Cluster configurations in Li isotopes in the variation of multi-bases of the antisymmetrized molecular dynamics

TL;DR

This paper explores the cluster configurations in lithium isotopes using antisymmetrized molecular dynamics, revealing various cluster states, including predicted linear-chain states in $^9$Li, and reproducing observed spectra.

Contribution

It introduces a method to determine multiple cluster configurations in Li isotopes through multi-Slater determinants in antisymmetrized molecular dynamics, including predictions of new excited states.

Findings

Confirmation of various cluster configurations in Li isotopes.

Prediction of $^3$He+$d$ clustering in excited $^5$Li.

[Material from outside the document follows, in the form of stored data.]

+static_assert(ds_bwd_images_fit(kDsMaxNAdj, kDsMaxC, kDsMaxO, true), "every shape with the adjacency gradient");
+static_assert(!ds_bwd_images_fit(kDsMaxN, kDsMaxC, kDsMaxO, false), "x + g + gP alone exceed the LDS there");
+inline int ds_bwd_path_forced() {
+  static const int v = [] { const char* e = getenv("MLGNN_DS_BWD_GLOBAL"); return !e ? -1 : e[0] == '1' ? 1 : e[0] == '0' ? 0 : -1; }();
+  return v;
 }
 
 template <typename T, int V>
@@ -190,26 +241,31 @@
 #undef X
 #undef A
 
-template <typename T>
+template <typename T, bool IMG>
 __global__ __launch_bounds__(kDsBlock) void dense_sage_bwd_kernel(const DsArgs p) {
   extern __shared__ __attribute__((aligned(16))) float ds_smem[];
   const int b = blockIdx.x, tid = threadIdx.x;
   const int lane = tid & (kWave - 1), wave = tid / kWave;
   const int n = p.n, C = p.C, O = p.O;
-  const DsLds L = ds_lds(n, C, O);
-  const int SO = L.so, SM = L.np + 1;
+  const DsBwdLds L = ds_bwd_lds(n, C, O, p.gadj != nullptr, IMG);
+  const int SO = L.so, SM = L.np + 1, SA = L.sa, SW = L.sw;
   float* G_ = ds_smem;
   float* GP_ = G_ + (size_t)L.np * SO;
   float* deg = GP_ + (size_t)L.np * SO;
   float* raw = deg + L.np;
   float* Pm_ = raw + L.np;
   float* M_ = Pm_ + (size_t)L.np * SO;
+  float* Am_ = ds_smem + L.base;
+  float* Wr_ = Am_;
+  float* Wt_ = Wr_ + (size_t)O * SW;
+  float* Xm_ = Am_ + L.xo;
 #define G(r, c) G_[(r) * SO + (c)]
 #define GP(r, c) GP_[(r) * SO + (c)]
 #define Pm(r, c) Pm_[(r) * SO + (c)]
 #define M(r, c) M_[(r) * SM + (c)]
-  const StoredIn<T> xb{static_cast<const T*>(p.x) + (size_t)b * n * C};
-  const StoredIn<T> ab{static_cast<const T*>(p.adj) + (p.adj_batched ? (size_t)b * n * n : 0)};
+  const T* xg = static_cast<const T*>(p.x) + (size_t)b * n * C;
+  const T* ag = static_cast<const T*>(p.adj) + (p.adj_batched ? (size_t)b * n * n : 0);
+  const StoredIn<T> xb{xg}, ab{ag};
   const StoredIn<T> w_rel{static_cast<const T*>(p.w_rel)}, w_root{static_cast<const T*>(p.w_root)};
   const StoredIn<T> gyb{static_cast<const T*>(p.gy) + (size_t)b * n * O};
   const StoredIn<T> yb{static_cast<const T*>(p.y) + (size_t)b * n * O};
@@ -217,42 +273,95 @@
   const int Nt = NP / 16, Ot = OP / 16, Ct = CP / 16;
   const int l15 = lane & 15, lq = lane >> 4;
 
-  ds_degrees(ab, n, n, deg, raw);
-  for (int r = wave; r < NP; r += kDsWaves) {
-    float gv = 0.f, yv = 0.f;
-    if (r < n && lane < O) { gv = gyb[(size_t)r * O + lane]; yv = yb[(size_t)r * O + lane]; }
-    float dot = gv * yv;
-#pragma unroll
-    for (int off = 32; off > 0; off >>= 1) dot += __shfl_xor(dot, off);
-    const float ri = r < n ? p.rinv_in[(size_t)b * n + r] : 0.f;
-    const float g = p.normalize ? (gv - yv * dot) * ri : gv;
-    if (lane < OP) G(r, lane) = (r < n && lane < O) ? g : 0.f;
-  }
-  __syncthreads();
-  for (int t = wave; t < Nt * Ot; t += kDsWaves) {
-    const int i0 = (t / Ot) * 16, j0 = (t % Ot) * 16;
-    const f32x4 acc = tile_gemm(n,
-        [&](int i, int k) { return (i0 + i < n && k < n) ? ab[(size_t)k * n + i0 + i] : 0.f; },
-        [&](int k, int j) { return k < n ? G(k, j0 + j) / deg[k] : 0.f; });
-#pragma unroll
-    for (int r = 0; r < 4; ++r) GP(i0 + lq * 4 + r, j0 + l15) = acc[r];
-  }
-  __syncthreads();
+  float gv[kDsRows], yv[kDsRows], ri[kDsRows];
+#pragma unroll
+  for (int s = 0; s < kDsRows; ++s) {
+    const int r = wave + s * kDsWaves;
+    gv[s] = yv[s] = ri[s] = 0.f;
+    if (r < n) {
+      if (lane < O) { gv[s] = gyb[(size_t)r * O + lane]; yv[s] = yb[(size_t)r * O + lane]; }
+      ri[s] = p.rinv_in[(size_t)b * n + r];
+    }
+  }
+  if constexpr (IMG) ds_stage<T>(Am_, SA, ag, n, n, n, n, p.vec16);
+#pragma unroll
+  for (int s = 0; s < kDsRows; ++s) {
+    const int r = wave + s * kDsWaves;
+    if (r < NP) {
+      float dot = gv[s] * yv[s];
+#pragma unroll
+      for (int off = 32; off > 0; off >>= 1) dot += __shfl_xor(dot, off);
+      const float g = p.normalize ? (gv[s] - yv[s] * dot) * ri[s] : gv[s];
+      if (lane < OP) G(r, lane) = (r < n && lane < O) ? g : 0.f;
+    }
+  }
+  if constexpr (IMG) __syncthreads();
+  const auto scale_row = [&](int r, float d) { if (lane < OP) GP(r, lane) = G(r, lane) / d; };
+  if constexpr (IMG) ds_degrees_each(Am_, n, SA, deg, raw, scale_row);
+  else ds_degrees_each(ab, n, n, deg, raw, scale_row);
+  __syncthreads();
+  f32x4 gp[kDsGpTiles];
+#pragma unroll
+  for (int s = 0; s < kDsGpTiles; ++s) {
+    const int t = wave + s * kDsWaves;
+    if (t < Nt * Ot) {
+      const int i0 = (t / Ot) * 16, j0 = (t % Ot) * 16;
+      gp[s] = tile_gemm(n,
+          [&](int i, int k) {
+            if constexpr (IMG) return (i0 + i < n && k < n) ? Am_[k * SA + i0 + i] : 0.f;
+            else return (i0 + i < n && k < n) ? ab[(size_t)k * n + i0 + i] : 0.f;
+          },
+          [&](int k, int j) { return k < n ? GP(k, j0 + j) : 0.f; });
+    }
+  }
+  __syncthreads();
+#pragma unroll
+  for (int s = 0; s < kDsGpTiles; ++s) {
+    const int t = wave + s * kDsWaves;
+    if (t < Nt * Ot) {
+      const int i0 = (t / Ot) * 16, j0 = (t % Ot) * 16;
+#pragma unroll
+      for (int r = 0; r < 4; ++r) GP(i0 + lq * 4 + r, j0 + l15) = gp[s][r];
+    }
+  }
+  __syncthreads();
+  if constexpr (IMG) {
+    ds_stage<T>(Wr_, SW, w_rel.p, O, C, O, C, p.vec16);
+    ds_stage<T>(Wt_, SW, w_root.p, O, C, O, C, p.vec16);
+    __syncthreads();
+  }
   const size_t gx_off = (size_t)b * n * C;
-  for (int t = wave; t < Nt * Ct; t += kDsWaves) {
-    const int i0 = (t / Ct) * 16, c0 = (t % Ct) * 16;
-    f32x4 acc = tile_gemm(O,
-        [&](int i, int k) { return k < O ? GP(i0 + i, k) : 0.f; },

Identification of linear-chain states in $^9$Li at 10-13 MeV.

Abstract

We investigate the cluster configurations in Li isotopes, which are described in the optimization of the multi-Slater determinants of the antisymmetrized molecular dynamics. Each Slater determinant in the superposition is determined simultaneously in the variation of the total energy. The configurations of the excited states are obtained by imposing the orthogonal condition to the ground-state configurations. In Li isotopes, various cluster configurations are confirmed and are related to the thresholds of the corresponding cluster emissions. For $^5$Li, we predict the $^3$He+$d$ clustering in the excited state as well as the mirror state of $^5$He with $^3$H+$d$. For $^{6-9}$Li, various combinations of the clusters are obtained in the ground and excited states, and the superposition of these basis states reproduces the observed energy spectra. For $^9$Li, we predict the linear-chain states consisting of various cluster configurations at 10--13 MeV of the excitation energy.